# EXERCISE BRIEF:
The result should be every line of the listing that holds the word "lnum".

# SUPPLIED DATA:
template <bool DIFF, bool XL>
__global__ void __launch_bounds__(YK_PRIMARY_BLOCK) k_shade_primary(DScene S, Batch B, RenderConst R, long long nc,
                                                       unsigned long long* __restrict__ qword) {
  __shared__ DMat s_mats[kMaxMats];
  {
    const int nw = S.nmats * (int)(sizeof(DMat) / sizeof(int));
// ... 17 lines not shown
      const v3 from = V3(r.from[0], r.from[1], r.from[2]), dir = V3(r.dir[0], r.dir[1], r.dir[2]);
      const SurfPt sp = make_surface(S, from, dir, h);
      const DMat& M = s_mats[sp.mat];
      const v3 wo = vneg(dir);
      ph = PH_HIT;
      if (M.flags & BSDF_EMIT) {
        const c3 e = mat_emit(M, sp, wo, true);
        if (R.spec && R.integrator != YK_INTEGRATOR_PHOTON && M.type == YK_MAT_LIGHT) em = e;
        else col = cadd(col, e);
        if (R.integrator == YK_INTEGRATOR_PHOTON && !R.pm_showmap) col = cadd(col, mat_emit(M, sp, wo, false));
        if (M.type == YK_MAT_LIGHT) ph |= PH_LIGHT;
      }
      if (M.flags & BSDF_DIFFUSE) ph |= PH_DIFFUSE;
      if ((M.flags & BSDF_DIFFUSE) && !R.pm_showmap) {
        const unsigned s = R.ps ? B.psample[c] : (unsigned)c % (unsigned)R.spp;
        int k0 = 0;
        for (int l = 0; l < R.nlights; ++l) {
          nr += gen_light<DIFF, XL>(B, c, k0, l, sp, wo, s, B.soffs[c], (unsigned)l, traced, s_mats);
          k0 += c_lights[l].nslots;
        }
        kend = k0;
        if (nr) put_org(B, c, sp.P);
        if (R.integrator == YK_INTEGRATOR_PATH) {
          B.wlast[c] = 0.f;
          seg = path_first_segment<DIFF>(B, R, c, sp, M, dir, 0);
          emit = true;
          if (R.spec) {
            B.incl[c] = 0;
            B.caus[c] = 0;
          }
        }
      }
      alpha = 1.0f;
    } else if (R.has_bg) {
      col = cadd(col, C3(R.bg[0], R.bg[1], R.bg[2]));
    }
    B.prim_hit[c] = ph;
    B.col[3 * c] = col.r;
    B.col[3 * c + 1] = col.g;
    B.col[3 * c + 2] = col.b;
    B.alpha[c] = alpha;
    if (R.spec) {
      B.emit0[3 * c] = em.r;
      B.emit0[3 * c + 1] = em.g;
      B.emit0[3 * c + 2] = em.b;
    }
    if (!R.merged) {
      B.pathcol[3 * c] = 0.f;
      B.pathcol[3 * c + 1] = 0.f;
      B.pathcol[3 * c + 2] = 0.f;
    }
    if (!emit) B.wlast[c] = 0.f;
  }
  unsigned sbase, q;
  wave_append2<YK_PRIMARY_APPEND_WAVE>(qword, valid ? (unsigned)nr : 0u, emit ? 1u : 0u, sbase, q);
  if (valid) flush_shadow(B, c, kend, nr, sbase, traced);
  if (emit) {
    st_ray(&B.q_rays[1][q], seg);
    B.q_owner[1][q] = (int)c;
  }
}

__device__ __forceinline__ c3 slot_value_ts(const Batch& B, long long slot, int kind, c3 lcol, bool spot = false) {
  const c3 a = get_contrib(B, slot);
  const float4 x = *reinterpret_cast<const float4*>(B.sl_aux + 4 * slot);
  const c3 sc = C3(B.s_filt[3 * slot], B.s_filt[3 * slot + 1], B.s_filt[3 * slot + 2]);
  if (kind == 0) {
// ... 52 lines not shown
  B.col[3 * c + 2] = B.col[3 * c + 2] + dl.b;
}

template <bool DIFF>
__global__ void __launch_bounds__(YK_BOUNCE_BLOCK) k_path_start(DScene S, Batch B, RenderConst R, long long nc, int isub,
                                                    unsigned long long* __restrict__ qword) {
  const long long c = (long long)blockIdx.x * blockDim.x + threadIdx.x;
  const bool valid = c < nc;
  bool emit = false;
  yk_ray r;
  if (valid && (B.prim_hit[c] & PH_DIFFUSE)) {
    const yk_hit h = B.p_hits[c];
    const yk_ray pr = B.p_rays[c];
    const v3 from = V3(pr.from[0], pr.from[1], pr.from[2]), dir = V3(pr.dir[0], pr.dir[1], pr.dir[2]);
    const SurfPt sp = make_surface(S, from, dir, h);
    r = path_first_segment<DIFF>(B, R, c, sp, c_mats[sp.mat], dir, isub);
    emit = true;
    if (R.spec) {
      B.incl[c] = 0;
      B.caus[c] = 0;
    }
  }
  unsigned sbase, q;
  wave_append2<YK_BOUNCE_APPEND_WAVE>(qword, 0u, emit ? 1u : 0u, sbase, q);
  if (emit) {
    st_ray(&B.q_rays[1][q], r);
    B.q_owner[1][q] = (int)c;
  }
}

template <bool DIFF, bool XL>
// ... 6 lines not shown
  if (qb >= nq) return;
  unsigned qpre = 0;
  if (B.mq_words)
    for (int r = 0; r < B.mq_region; ++r) qpre += (unsigned)B.mq_words[r];
  long long qi = qb + threadIdx.x;
  bool valid = qi < nq;
  {
    const int prim = valid ? B.q_hits[qin][qi].prim : 0;
    if (valid && prim < 0) {
      const long long c = B.q_owner[qin][qi];
      if (R.spec && depth >= 2 && B.caus[c] && R.has_bg) {
        B.pathcol[3 * c] = B.pathcol[3 * c] + B.thr[3 * c] * R.bg[0];
        B.pathcol[3 * c + 1] = B.pathcol[3 * c + 1] + B.thr[3 * c + 1] * R.bg[1];
        B.pathcol[3 * c + 2] = B.pathcol[3 * c + 2] + B.thr[3 * c + 2] * R.bg[2];
      }
      B.pstate[c] = 0;
    }
    int src;
    valid = pack_block<bounce_block(DIFF)>(valid && prim >= 0, src);
    qi = qb + src;
  }
  const long long c = valid ? B.q_owner[qin][qi] : 0;
  int nr = 0, kend = 0;
  unsigned long long traced = 0;
  bool emit_next = false;
  yk_ray nxt;
  if (valid) {
    const yk_hit h = B.q_hits[qin][qi];
    {
      const yk_ray pr = B.q_rays[qin][qi];
      const v3 from = V3(pr.from[0], pr.from[1], pr.from[2]), dir = V3(pr.dir[0], pr.dir[1], pr.dir[2]);
      const SurfPt sp = make_surface(S, from, dir, h);
      const DMat& M = c_mats[sp.mat];
      const v3 pwo = vneg(dir);
      const unsigned s = R.ps ? B.psample[c] : (unsigned)c % (unsigned)R.spp;
      const unsigned offs = (unsigned)(R.nsub * (int)s) + B.soffs[c] + (unsigned)isub;
      int ps = PS_RESOLVE;
      if ((depth == 1 || (M.flags & BSDF_DIFFUSE)) && R.nlights > 0) {
        Halton h2;
        hal_start(h2, 2u, (unsigned)((int)offs - 1));
        int lnum = (int)(hal_next(h2) * (float)R.nlights);
        if (lnum > R.nlights - 1) lnum = R.nlights - 1;
        if (R.nlights == 1) nr = gen_light<DIFF, XL>(B, c, 0, 0, sp, pwo, s, B.soffs[c], 0u, traced);
        else nr = gen_light<DIFF, XL>(B, c, 0, lnum, sp, pwo, s, B.soffs[c], (unsigned)lnum, traced);
        kend = c_lights[lnum].nslots;
        if (nr) put_org(B, c, sp.P);
        if (R.nlights > 1) B.lsel[c] = lnum;
        ps |= PS_EST;
      }
      c3 em = C3(0.f, 0.f, 0.f);
      bool emits = false;
      if (depth == 1 && (M.flags & BSDF_EMIT)) {
        em = mat_emit(M, sp, pwo, false);
        emits = true;
      }
      if (R.spec && depth >= 2 && B.caus[c] && (M.flags & BSDF_SPECULAR)) {
        em = mat_emit(M, sp, pwo, true);
        emits = true;
      }
      if (emits) {
        B.emit_b[3 * c] = em.r;
        B.emit_b[3 * c + 1] = em.g;
        B.emit_b[3 * c + 2] = em.b;
        ps |= PS_EMIT;
      }
      if (depth < R.bounces) {
        const float s1 = (float)scr_halton(4 * depth + 3, offs);
        const float s2 = (float)scr_halton(4 * depth + 4, offs);
        float pdf, W = B.wlast[c];
        bool ok;
        v3 ndir = dir;
        unsigned sfl;
        c3 sc = mat_sample<DIFF>(M, sp, pwo, ndir, s1, s2, BSDF_ALL, pdf, W, ok, sfl);
        B.wlast[c] = W;
        sc = cscale(W, sc);
        if (!cblack(sc)) {
          if (R.spec) {
            const uint8_t caustic =
                (R.trace_caustics && (sfl & (BSDF_SPECULAR | BSDF_GLOSSY | BSDF_FILTER))) ? 1 : 0;
            B.caus[c] = caustic;
            B.incl[c] = caustic;
          }
          put_ray(nxt, sp.P, ndir, YK_MIN_RAYDIST, -1.0f);
          emit_next = true;
          B.scol_next[3 * c] = sc.r;
          B.scol_next[3 * c + 1] = sc.g;
          B.scol_next[3 * c + 2] = sc.b;
          ps |= PS_CONT;
        }
      }
      B.pstate[c] = ps;
    }
  }
  unsigned sbase, qn;
  wave_append2<YK_BOUNCE_APPEND_WAVE>(qword, valid ? (unsigned)nr : 0u, emit_next ? 1u : 0u, sbase, qn);
  if (valid) flush_shadow(B, c, kend, nr, sbase + qpre, traced);
  if (emit_next) {
    st_ray(&B.q_rays[qin ^ 1][qn], nxt);
    B.q_owner[qin ^ 1][qn] = (int)c;
  }
}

# ANSWER SECTION:
        int lnum = (int)(hal_next(h2) * (float)R.nlights);
        if (lnum > R.nlights - 1) lnum = R.nlights - 1;
        else nr = gen_light<DIFF, XL>(B, c, 0, lnum, sp, pwo, s, B.soffs[c], (unsigned)lnum, traced);
        kend = c_lights[lnum].nslots;
        if (R.nlights > 1) B.lsel[c] = lnum;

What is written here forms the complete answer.